(Work item): Repeat the lines of the data that follow, please, starting at the first and stopping after the one with "chunk, dst = tensors[i:i".

(Data):
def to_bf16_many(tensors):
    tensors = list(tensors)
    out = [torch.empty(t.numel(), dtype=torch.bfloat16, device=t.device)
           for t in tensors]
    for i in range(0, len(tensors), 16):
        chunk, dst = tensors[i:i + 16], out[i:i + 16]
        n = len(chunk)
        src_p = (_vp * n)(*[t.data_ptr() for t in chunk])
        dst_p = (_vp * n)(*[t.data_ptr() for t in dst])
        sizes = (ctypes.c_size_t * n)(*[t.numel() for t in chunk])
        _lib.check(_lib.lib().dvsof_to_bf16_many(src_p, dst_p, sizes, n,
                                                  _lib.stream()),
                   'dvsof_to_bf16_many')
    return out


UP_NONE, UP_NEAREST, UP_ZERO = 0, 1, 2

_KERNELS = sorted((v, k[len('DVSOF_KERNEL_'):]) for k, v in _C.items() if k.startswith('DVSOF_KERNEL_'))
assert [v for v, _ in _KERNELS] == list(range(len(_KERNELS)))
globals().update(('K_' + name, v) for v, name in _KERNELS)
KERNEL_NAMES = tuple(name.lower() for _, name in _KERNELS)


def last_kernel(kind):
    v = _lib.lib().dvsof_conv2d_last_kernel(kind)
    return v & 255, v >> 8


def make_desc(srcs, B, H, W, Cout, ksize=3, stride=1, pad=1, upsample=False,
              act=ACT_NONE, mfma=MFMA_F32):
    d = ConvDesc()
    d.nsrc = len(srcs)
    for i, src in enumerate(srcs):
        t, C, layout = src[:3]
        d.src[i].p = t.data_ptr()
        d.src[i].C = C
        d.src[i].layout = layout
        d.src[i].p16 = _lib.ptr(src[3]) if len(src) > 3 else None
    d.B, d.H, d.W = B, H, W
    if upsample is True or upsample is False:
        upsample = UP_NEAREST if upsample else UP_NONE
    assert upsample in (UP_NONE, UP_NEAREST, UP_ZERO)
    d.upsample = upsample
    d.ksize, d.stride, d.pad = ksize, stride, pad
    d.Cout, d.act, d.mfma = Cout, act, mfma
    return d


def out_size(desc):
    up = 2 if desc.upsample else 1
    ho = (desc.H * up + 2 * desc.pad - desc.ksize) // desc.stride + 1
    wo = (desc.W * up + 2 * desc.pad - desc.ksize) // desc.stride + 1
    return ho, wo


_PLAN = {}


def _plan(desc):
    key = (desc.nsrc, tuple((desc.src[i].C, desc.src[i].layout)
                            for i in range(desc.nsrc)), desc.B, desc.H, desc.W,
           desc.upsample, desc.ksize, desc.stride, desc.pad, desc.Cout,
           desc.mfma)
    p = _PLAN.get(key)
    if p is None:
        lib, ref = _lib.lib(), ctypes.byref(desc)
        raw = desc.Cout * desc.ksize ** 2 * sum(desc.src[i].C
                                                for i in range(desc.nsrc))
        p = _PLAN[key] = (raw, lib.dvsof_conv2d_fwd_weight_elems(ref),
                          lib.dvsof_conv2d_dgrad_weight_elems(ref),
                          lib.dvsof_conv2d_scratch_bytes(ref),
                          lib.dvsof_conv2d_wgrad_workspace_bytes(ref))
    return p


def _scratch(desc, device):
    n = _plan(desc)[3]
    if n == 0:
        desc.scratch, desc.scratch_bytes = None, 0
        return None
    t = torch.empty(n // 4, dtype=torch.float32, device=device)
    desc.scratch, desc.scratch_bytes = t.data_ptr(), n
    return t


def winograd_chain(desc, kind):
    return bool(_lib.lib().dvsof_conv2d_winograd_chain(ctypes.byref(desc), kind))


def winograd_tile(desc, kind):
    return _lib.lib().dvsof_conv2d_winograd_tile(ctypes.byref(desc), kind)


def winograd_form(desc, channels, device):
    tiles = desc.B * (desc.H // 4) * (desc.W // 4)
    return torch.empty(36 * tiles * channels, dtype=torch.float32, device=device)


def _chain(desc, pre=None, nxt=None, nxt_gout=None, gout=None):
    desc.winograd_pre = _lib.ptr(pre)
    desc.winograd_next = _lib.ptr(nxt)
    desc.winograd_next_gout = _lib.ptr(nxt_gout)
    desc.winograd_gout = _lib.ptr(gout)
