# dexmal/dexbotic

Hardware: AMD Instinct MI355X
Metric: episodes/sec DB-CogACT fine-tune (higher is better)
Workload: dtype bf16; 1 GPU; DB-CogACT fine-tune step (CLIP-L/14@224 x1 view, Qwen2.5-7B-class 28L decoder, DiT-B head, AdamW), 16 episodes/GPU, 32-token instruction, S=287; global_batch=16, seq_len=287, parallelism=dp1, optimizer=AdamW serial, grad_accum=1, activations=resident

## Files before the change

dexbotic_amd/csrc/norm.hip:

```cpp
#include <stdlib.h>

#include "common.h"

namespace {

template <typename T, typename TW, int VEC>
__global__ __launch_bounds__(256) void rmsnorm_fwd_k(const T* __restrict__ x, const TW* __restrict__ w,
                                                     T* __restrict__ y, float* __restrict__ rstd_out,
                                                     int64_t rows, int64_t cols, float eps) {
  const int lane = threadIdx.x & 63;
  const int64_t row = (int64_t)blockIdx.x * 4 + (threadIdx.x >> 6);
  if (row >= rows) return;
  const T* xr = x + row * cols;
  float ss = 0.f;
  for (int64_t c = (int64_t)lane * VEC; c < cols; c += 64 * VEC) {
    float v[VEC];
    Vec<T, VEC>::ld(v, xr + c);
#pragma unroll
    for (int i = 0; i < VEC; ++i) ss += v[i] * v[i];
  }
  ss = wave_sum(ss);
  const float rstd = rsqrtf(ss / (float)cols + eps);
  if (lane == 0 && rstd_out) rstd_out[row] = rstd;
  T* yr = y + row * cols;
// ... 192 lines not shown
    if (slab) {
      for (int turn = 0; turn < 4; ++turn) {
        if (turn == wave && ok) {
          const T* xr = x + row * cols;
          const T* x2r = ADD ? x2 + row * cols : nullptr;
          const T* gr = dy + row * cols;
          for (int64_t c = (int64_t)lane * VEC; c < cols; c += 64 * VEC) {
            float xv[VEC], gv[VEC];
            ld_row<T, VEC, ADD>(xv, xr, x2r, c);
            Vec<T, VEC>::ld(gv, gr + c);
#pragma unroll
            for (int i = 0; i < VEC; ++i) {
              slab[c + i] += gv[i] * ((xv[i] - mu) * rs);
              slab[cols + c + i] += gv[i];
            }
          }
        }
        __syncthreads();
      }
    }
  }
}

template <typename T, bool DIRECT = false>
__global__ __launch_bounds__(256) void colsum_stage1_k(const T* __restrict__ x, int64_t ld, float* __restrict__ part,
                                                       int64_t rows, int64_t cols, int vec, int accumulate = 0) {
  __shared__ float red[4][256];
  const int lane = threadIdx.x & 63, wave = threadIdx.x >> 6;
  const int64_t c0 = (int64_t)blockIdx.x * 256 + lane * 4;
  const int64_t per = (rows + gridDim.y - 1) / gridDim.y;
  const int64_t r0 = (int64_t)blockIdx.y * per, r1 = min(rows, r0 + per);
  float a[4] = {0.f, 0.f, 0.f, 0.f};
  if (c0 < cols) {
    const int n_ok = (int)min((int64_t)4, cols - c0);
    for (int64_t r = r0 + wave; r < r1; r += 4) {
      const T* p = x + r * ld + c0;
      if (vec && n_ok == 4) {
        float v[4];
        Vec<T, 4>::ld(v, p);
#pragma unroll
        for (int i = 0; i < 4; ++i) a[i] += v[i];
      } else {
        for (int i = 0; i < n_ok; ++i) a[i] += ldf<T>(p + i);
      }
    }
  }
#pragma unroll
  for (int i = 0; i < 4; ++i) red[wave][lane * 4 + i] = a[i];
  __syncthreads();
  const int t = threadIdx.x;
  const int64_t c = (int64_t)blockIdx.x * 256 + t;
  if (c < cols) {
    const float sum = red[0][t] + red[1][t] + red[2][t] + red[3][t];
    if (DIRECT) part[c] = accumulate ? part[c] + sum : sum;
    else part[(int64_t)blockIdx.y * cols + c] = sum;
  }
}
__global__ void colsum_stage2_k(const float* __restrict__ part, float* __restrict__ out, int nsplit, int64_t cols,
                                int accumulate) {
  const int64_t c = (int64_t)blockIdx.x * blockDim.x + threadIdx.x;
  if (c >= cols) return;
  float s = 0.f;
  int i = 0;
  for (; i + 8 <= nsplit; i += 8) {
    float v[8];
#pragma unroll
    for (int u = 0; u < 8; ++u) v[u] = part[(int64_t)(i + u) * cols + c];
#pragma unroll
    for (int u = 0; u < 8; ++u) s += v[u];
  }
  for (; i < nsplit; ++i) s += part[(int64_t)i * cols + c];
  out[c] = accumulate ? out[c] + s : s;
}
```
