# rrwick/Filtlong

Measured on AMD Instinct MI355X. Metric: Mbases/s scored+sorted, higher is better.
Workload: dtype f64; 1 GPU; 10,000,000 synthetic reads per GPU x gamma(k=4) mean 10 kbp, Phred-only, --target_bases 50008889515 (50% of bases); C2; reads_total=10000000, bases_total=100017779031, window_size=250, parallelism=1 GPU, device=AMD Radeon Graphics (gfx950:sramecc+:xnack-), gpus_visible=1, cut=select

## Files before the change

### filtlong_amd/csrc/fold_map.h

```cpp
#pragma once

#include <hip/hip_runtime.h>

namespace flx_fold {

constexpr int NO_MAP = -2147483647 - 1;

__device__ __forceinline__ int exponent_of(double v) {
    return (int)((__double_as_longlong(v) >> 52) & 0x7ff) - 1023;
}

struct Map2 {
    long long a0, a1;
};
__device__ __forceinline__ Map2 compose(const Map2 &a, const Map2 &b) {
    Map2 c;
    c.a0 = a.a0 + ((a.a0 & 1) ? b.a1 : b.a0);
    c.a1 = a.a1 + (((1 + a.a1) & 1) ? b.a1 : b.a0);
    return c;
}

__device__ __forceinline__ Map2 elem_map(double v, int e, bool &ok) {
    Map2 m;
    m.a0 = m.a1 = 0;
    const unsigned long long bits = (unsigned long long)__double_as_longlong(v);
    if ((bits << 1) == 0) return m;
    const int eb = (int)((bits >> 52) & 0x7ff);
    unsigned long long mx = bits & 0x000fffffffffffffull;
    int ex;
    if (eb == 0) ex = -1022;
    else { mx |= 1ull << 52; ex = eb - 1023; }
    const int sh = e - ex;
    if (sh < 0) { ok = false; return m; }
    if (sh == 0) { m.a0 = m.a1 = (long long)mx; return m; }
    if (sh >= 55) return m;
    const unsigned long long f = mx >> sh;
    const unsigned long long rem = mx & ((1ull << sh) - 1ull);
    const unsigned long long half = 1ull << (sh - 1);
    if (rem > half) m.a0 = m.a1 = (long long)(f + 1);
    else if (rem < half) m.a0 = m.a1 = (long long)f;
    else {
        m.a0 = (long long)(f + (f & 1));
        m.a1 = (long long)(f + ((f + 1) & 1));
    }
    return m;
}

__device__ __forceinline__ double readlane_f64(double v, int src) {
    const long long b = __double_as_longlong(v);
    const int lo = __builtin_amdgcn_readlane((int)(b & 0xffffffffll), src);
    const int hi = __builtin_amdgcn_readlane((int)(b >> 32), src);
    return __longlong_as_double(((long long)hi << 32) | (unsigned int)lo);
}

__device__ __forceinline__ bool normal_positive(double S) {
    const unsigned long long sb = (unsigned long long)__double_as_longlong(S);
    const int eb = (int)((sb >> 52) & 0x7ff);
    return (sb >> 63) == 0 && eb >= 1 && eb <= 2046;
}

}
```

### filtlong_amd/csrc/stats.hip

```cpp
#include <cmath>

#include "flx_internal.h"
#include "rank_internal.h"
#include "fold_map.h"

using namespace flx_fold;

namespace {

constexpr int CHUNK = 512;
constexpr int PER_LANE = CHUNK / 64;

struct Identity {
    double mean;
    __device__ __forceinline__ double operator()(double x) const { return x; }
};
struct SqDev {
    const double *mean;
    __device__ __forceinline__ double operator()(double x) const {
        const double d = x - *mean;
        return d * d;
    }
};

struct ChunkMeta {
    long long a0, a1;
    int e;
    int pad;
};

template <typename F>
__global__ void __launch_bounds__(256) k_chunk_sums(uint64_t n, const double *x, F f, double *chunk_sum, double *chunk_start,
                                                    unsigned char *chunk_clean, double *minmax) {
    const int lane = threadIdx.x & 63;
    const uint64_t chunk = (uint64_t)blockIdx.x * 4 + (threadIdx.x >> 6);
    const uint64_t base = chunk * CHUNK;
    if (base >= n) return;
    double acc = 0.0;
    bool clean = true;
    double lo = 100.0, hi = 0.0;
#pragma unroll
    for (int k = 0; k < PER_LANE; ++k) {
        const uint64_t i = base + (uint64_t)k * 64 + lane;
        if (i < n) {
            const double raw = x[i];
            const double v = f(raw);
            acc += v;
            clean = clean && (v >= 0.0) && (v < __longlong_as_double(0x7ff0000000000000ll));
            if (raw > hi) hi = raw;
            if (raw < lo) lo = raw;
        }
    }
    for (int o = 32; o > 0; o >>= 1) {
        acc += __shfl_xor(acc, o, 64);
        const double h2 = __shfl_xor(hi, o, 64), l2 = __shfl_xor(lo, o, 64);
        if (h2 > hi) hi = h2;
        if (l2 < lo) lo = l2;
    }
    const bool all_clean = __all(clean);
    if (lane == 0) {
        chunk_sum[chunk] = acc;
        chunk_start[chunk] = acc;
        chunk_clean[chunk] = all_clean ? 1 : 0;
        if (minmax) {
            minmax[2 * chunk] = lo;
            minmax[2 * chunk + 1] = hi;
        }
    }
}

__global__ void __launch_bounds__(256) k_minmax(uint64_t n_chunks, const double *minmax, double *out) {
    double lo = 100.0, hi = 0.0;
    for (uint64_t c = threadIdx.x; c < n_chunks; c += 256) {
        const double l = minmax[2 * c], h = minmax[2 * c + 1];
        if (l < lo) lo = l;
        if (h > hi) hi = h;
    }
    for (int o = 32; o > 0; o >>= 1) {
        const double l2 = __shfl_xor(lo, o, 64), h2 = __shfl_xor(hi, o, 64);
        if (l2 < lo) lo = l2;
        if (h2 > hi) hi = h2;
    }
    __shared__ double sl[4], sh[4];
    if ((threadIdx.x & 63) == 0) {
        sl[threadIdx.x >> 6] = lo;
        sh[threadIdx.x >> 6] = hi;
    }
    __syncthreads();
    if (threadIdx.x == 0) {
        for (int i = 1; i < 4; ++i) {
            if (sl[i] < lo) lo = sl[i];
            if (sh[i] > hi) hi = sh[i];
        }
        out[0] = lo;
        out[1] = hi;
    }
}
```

(Output below):
def to_bf16_many(tensors):
    tensors = list(tensors)
    out = [torch.empty(t.numel(), dtype=torch.bfloat16, device=t.device)
           for t in tensors]
    for i in range(0, len(tensors), 16):
        chunk, dst = tensors[i:i + 16], out[i:i + 16]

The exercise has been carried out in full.